第470章 飞上天
这时,《时代》周刊的刘祥成已经发觉不对劲。“这不象你平时的作风。”
“是吗?”馀切露出一个绷不住的笑容。
刘祥成意识到马上有重磅新闻发生:“你是不是知道些什么?”
“我什么也不知道。我是无辜的,我都没出过东京都市圈,我能干什么?”
是啊!
无论如何,也和馀切没有关系。但是,怎么会和他没有关系呢?
刘祥成陷入到了逻辑怪圈。
“我可以写下来吗?我不知道现在发生了什么,但我相信后人的智慧。”
“等我死了再说。”馀切严肃道,“我活着的时候,不希望看到你任何有关文本。”
馀切越是这么说,刘祥成就越是知道事情严重。
但他百思不得其解:现在东京新宿地区十步一岗,五步一哨,数万名警察守在这里,还能发生什么呢?
《巴黎竞赛画报》的查得很快也发觉事情不对劲。他不敢问馀切,而是问同为记者的刘祥成:“东方馀说了什么?那群日本人疯了一样说一些我听不懂的话,我看他们快崩溃了。”
刘祥成摇头道:“什么也别问,只管记住今晚。”
晚上七点,新宿御苑外边的街道,被格外严实严密地封锁住,从全日本调来的警察穿着制服,在道路两边侧拉出一条条长长的隔离般的警戒线。
葬礼正式举行。
竹下政府最后一次邀请馀切上台讲话。
“根据情报,策划恐怖袭击的是全共斗”下一个名为革劳协解放派”的组织,他们一定会搞破坏,只有你面向电视媒体说话才可能有用。因为你是他们的同志——我们猜测是这样。”

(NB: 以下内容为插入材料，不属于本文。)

struct BatchView {
  const long* __restrict__ chat_id;
  const long* __restrict__ msg_id;
  const long* __restrict__ text_off;
  const int* __restrict__ date;
  const int* __restrict__ content_type;
  const int* __restrict__ views;
  const int* __restrict__ forwards;
  const int* __restrict__ media_album_id;
  const int* __restrict__ channel_idx;
  const int* __restrict__ flags;
  const int* __restrict__ text_len;
  const int* __restrict__ aux_off;
  const int* __restrict__ aux_len;
  const int* __restrict__ ent_off;
  const int* __restrict__ ent_cnt;
  const int* __restrict__ react_off;
  const int* __restrict__ react_cnt;
  const int* __restrict__ com_off;
  const int* __restrict__ com_cnt;
  const int* __restrict__ poster_off;
  const int* __restrict__ poster_len;
  const unsigned char* __restrict__ pool;
  const int* __restrict__ entities;
  const int* __restrict__ react_emoji;
  const int* __restrict__ react_count;
  const int* __restrict__ com_text_off;
  const int* __restrict__ com_text_len;
  const int* __restrict__ com_handle_off;
  const int* __restrict__ com_handle_len;
  const int* __restrict__ com_views;
  const int* __restrict__ com_replies;
  const int* __restrict__ com_react_off;
  const int* __restrict__ com_react_cnt;
  const long* __restrict__ ch_chat_id;
  const int* __restrict__ ch_member;
  const int* __restrict__ ch_postcount;
  const int* __restrict__ ch_totalviews;
  const int* __restrict__ ch_user_off;
  const int* __restrict__ ch_user_len;
  const int* __restrict__ ch_title_off;
  const int* __restrict__ ch_title_len;
  const unsigned char* __restrict__ emoji_pool;
  const int* __restrict__ emoji_off;
  const int* __restrict__ emoji_len;
  const unsigned char* __restrict__ created_str;
  int created_len;
  const unsigned char* __restrict__ capture_str;
  int capture_len;
  int n;
  int skip_media;
  long min_post_date;
  const unsigned char* __restrict__ ctname_pool;
  const int* __restrict__ ctname_off;
  const int* __restrict__ ctname_len;
};

struct LinkOut {
  unsigned char* __restrict__ name;
  unsigned char* __restrict__ name_len;
  unsigned char* __restrict__ src;
  int* __restrict__ cnt;
  unsigned long long* __restrict__ hash;
};


DEV void utf16_to_bytes(const unsigned char* s, int n, int off16, int len16,
                        int* out_start, int* out_end) {
  int lane = lane_id();
  int run = 0;
  int start = -1, end = -1;
  const int t1 = off16, t2 = off16 + len16;
  for (int base = 0; base < n; base += WAVE) {
    int p = base + lane;
    int u = (p < n) ? u16_units_of_byte(s[p]) : 0;
    int pre = run + wave_prefix_excl(u);
    bool boundary = (p < n) && u > 0;
    unsigned long long m1 = __ballot(boundary && pre == t1);
    unsigned long long m2 = __ballot(boundary && pre == t2);
    if (start < 0 && m1) start = base + __ffsll(m1) - 1;
    if (end < 0 && m2) end = base + __ffsll(m2) - 1;
    run += wave_sum(u);
    if (end >= 0) break;
  }
  if (start < 0) { *out_start = 0; *out_end = 0; return; }
  *out_start = start;
  *out_end = (end >= 0) ? end : n;
}


DEV bool is_reserved_path(const unsigned char* name, int n) {
  const char* tbl[10] = {"joinchat", "addlist", "addstickers", "addtheme",
                         "setlanguage", "share", "proxy", "socks", "login",
                         "confirm"};
  const int lens[10] = {8, 7, 11, 8, 11, 5, 5, 5, 5, 7};
  for (int k = 0; k < 10; ++k) {
    if (lens[k] != n) continue;
    bool eq = true;
    for (int j = 0; j < n; ++j) eq &= (name[j] == (unsigned char)tbl[k][j]);
    if (eq) return true;
  }
  return false;
}

DEV int match_name_at(const unsigned char* s, int hi, int q,
                      unsigned char* name, bool* reserved) {
  *reserved = false;
  if (q >= hi || !is_ascii_letter(s[q])) return 0;
  int len = 0;
  while (len < 32 && q + len < hi && is_word_char(s[q + len])) ++len;
  if (len < 5) return 0;
  for (int j = 0; j < len; ++j) name[j] = to_lower(s[q + j]);
  *reserved = is_reserved_path(name, len);
  return len;
}

DEV int find_tme(const unsigned char* s, int from, int hi, int lane) {
  for (int base = from; base + 5 <= hi; base += WAVE) {
    int p = base + lane;
    bool m = (p + 5 <= hi) && s[p] == 't' && s[p + 1] == '.' &&
             s[p + 2] == 'm' && s[p + 3] == 'e' && s[p + 4] == '/';
    unsigned long long bal = __ballot(m);
    if (bal) return base + __ffsll(bal) - 1;
  }
  return -1;
}

DEV int find_username(const unsigned char* s, int lo, int hi, int lane,
                      unsigned char* name) {
  for (int base = lo; base < hi; base += WAVE) {
    int p = base + lane;
    bool m = false;
    if (p < hi && p + 5 <= hi && is_ascii_letter(s[p])) {
      m = is_word_char(s[p + 1]) && is_word_char(s[p + 2]) &&
          is_word_char(s[p + 3]) && is_word_char(s[p + 4]);
    }
    unsigned long long bal = __ballot(m);
    if (bal) {
      int q = base + __ffsll(bal) - 1;
      int len = 0;
      while (len < 32 && q + len < hi && is_word_char(s[q + len])) ++len;
      for (int j = 0; j < len; ++j) name[j] = to_lower(s[q + j]);
      return len;
    }
  }
  return 0;
}

struct LinkList {
  unsigned char* names;
  unsigned char* lens;
  unsigned char* srcs;
  unsigned long long* hashes;
  int cnt;

  DEV void add(const unsigned char* name, int len, int src, int lane) {
    for (int k = 0; k < cnt; ++k) {
      if (lens[k] != (unsigned char)len) continue;
      bool eq = true;
      for (int j = 0; j < len; ++j) eq &= (names[k * 32 + j] == name[j]);
      if (eq) return;
    }
    if (cnt >= MAX_LINKS) return;
    if (lane == 0) {
      for (int j = 0; j < len; ++j) names[cnt * 32 + j] = name[j];
      lens[cnt] = (unsigned char)len;
      srcs[cnt] = (unsigned char)src;
      hashes[cnt] = fnv1a64(name, len);
    }
    ++cnt;
  }
};

DEV void extract_links(const BatchView& B, int i, LinkList& L, int lane) {
  int ct = B.content_type[i];
  if (ct > 6) return;
  const unsigned char* text = B.pool + B.text_off[i];
  const int tn = B.text_len[i];
  unsigned char name[32];

  const int e0 = B.ent_off[i], ec = B.ent_cnt[i];
  for (int e = e0; e < e0 + ec; ++e) {
    const int* row = B.entities + (long)e * 5;
    int etype = row[0];
    if (etype == 1) {
      const unsigned char* url = B.pool + row[3];
      int un = row[4];
      for (int from = 0;;) {
        int p = find_tme(url, from, un, lane);
        if (p < 0) break;
        bool rsv;
        int len = match_name_at(url, un, p + 5, name, &rsv);
        if (len) {
          if (!rsv) L.add(name, len, 1, lane);
          break;
        }
        from = p + 1;
      }
    } else {
      int lo, hi;
      utf16_to_bytes(text, tn, row[1], row[2], &lo, &hi);
      if (!(lo < hi && hi <= tn)) continue;
      if (etype == 0) {
        int len = find_username(text, lo, hi, lane, name);
        if (len) L.add(name, len, 0, lane);
      } else {
        for (int from = lo;;) {
          int p = find_tme(text, from, hi, lane);
          if (p < 0) break;
          bool rsv;
          int len = match_name_at(text, hi, p + 5, name, &rsv);
          if (len) {
            if (!rsv) L.add(name, len, 2, lane);
            break;
          }
          from = p + 1;
        }
      }
    }
  }

  int cursor = 0;
  int from = 0;
  while (true) {
    int p = find_tme(text, from, tn, lane);
    if (p < 0) break;
    from = p + 1;
    if (p < cursor) continue;
    bool rsv;
    int len = match_name_at(text, tn, p + 5, name, &rsv);
    if (len) {
      if (!rsv) L.add(name, len, 3, lane);
      cursor = p + 5 + len;
      from = cursor;
    }
  }
}


template <bool W>
struct Emit : JsonEmit<W> {
  DEV void qesc(const unsigned char* s, int n) {
    LIT(*this, "\"");
    this->esc(s, n);
    LIT(*this, "\"");
  }
};

struct StagedTabs {
  const unsigned char* emoji_pool;
  const int* emoji_off;
  const int* emoji_len;
  const unsigned char* created;
  const unsigned char* capture;
  const unsigned char* ctname_pool;
  const int* ctname_off;
  const int* ctname_len;
};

“革劳协解放派”成立于日本的六十年代。主张以武力推翻日本的帝国主义政府,在极端分子当中,他们也算是最为极端的分子,尤其是把矛头指向了裕仁。
对他们来说,反帝反封建首先要反帝,事情慢不得,但也急不得。
这些人认为,裕仁作为当时的战犯头子,一直没有得到清算,使得日本无法成为真正的正常国家。裕仁是一个究极自私自利的人,必须以死谢罪。
这哪里极端了————
馀切婉拒道:“什么?情报竟然是真的!我对此表达谴责,他们这么做是不行的!”
“那您是否愿意————”
“来不及了!”馀切说出对竹下内阁的最后一句话。“也许我们当初能做点什么,但现在已太迟了。”
竹下内阁的人感到大脑一片空白。
一种彻骨的寒意袭来!
这些天他们都被人牵着走,股市大跌,内阁贪腐案,灵枢汽车炸弹案,以及麦克阿瑟的幽灵卷土重来————他们没有什么多馀的精力去思考复杂问题。
一定有什么事情要发生!
不,不对,一定有什么地方没考虑到。
到底在什么地方?
秘书青木伊平转述了馀切的回答,竹下登的心脏顿时狂跳。
“他有没有离开过东京都?”
“没有。”
“他和日本什么组织接触过吗?”
“没有。除了九条会”那群老头子,馀切没有和任何日本组织进行接触。”
不可能!
竹下登喃喃自语:这里面一定有问题,但是,到底在哪里?
贪腐案还是股市?
重大丑闻————
作家的小说————
这些线索交汇在竹下登的脑海中,如同一团乱麻,他本能的抓住了最近的那一个。冥冥中,他预感到馀切的小说《紫日》中很可能存在一些问题。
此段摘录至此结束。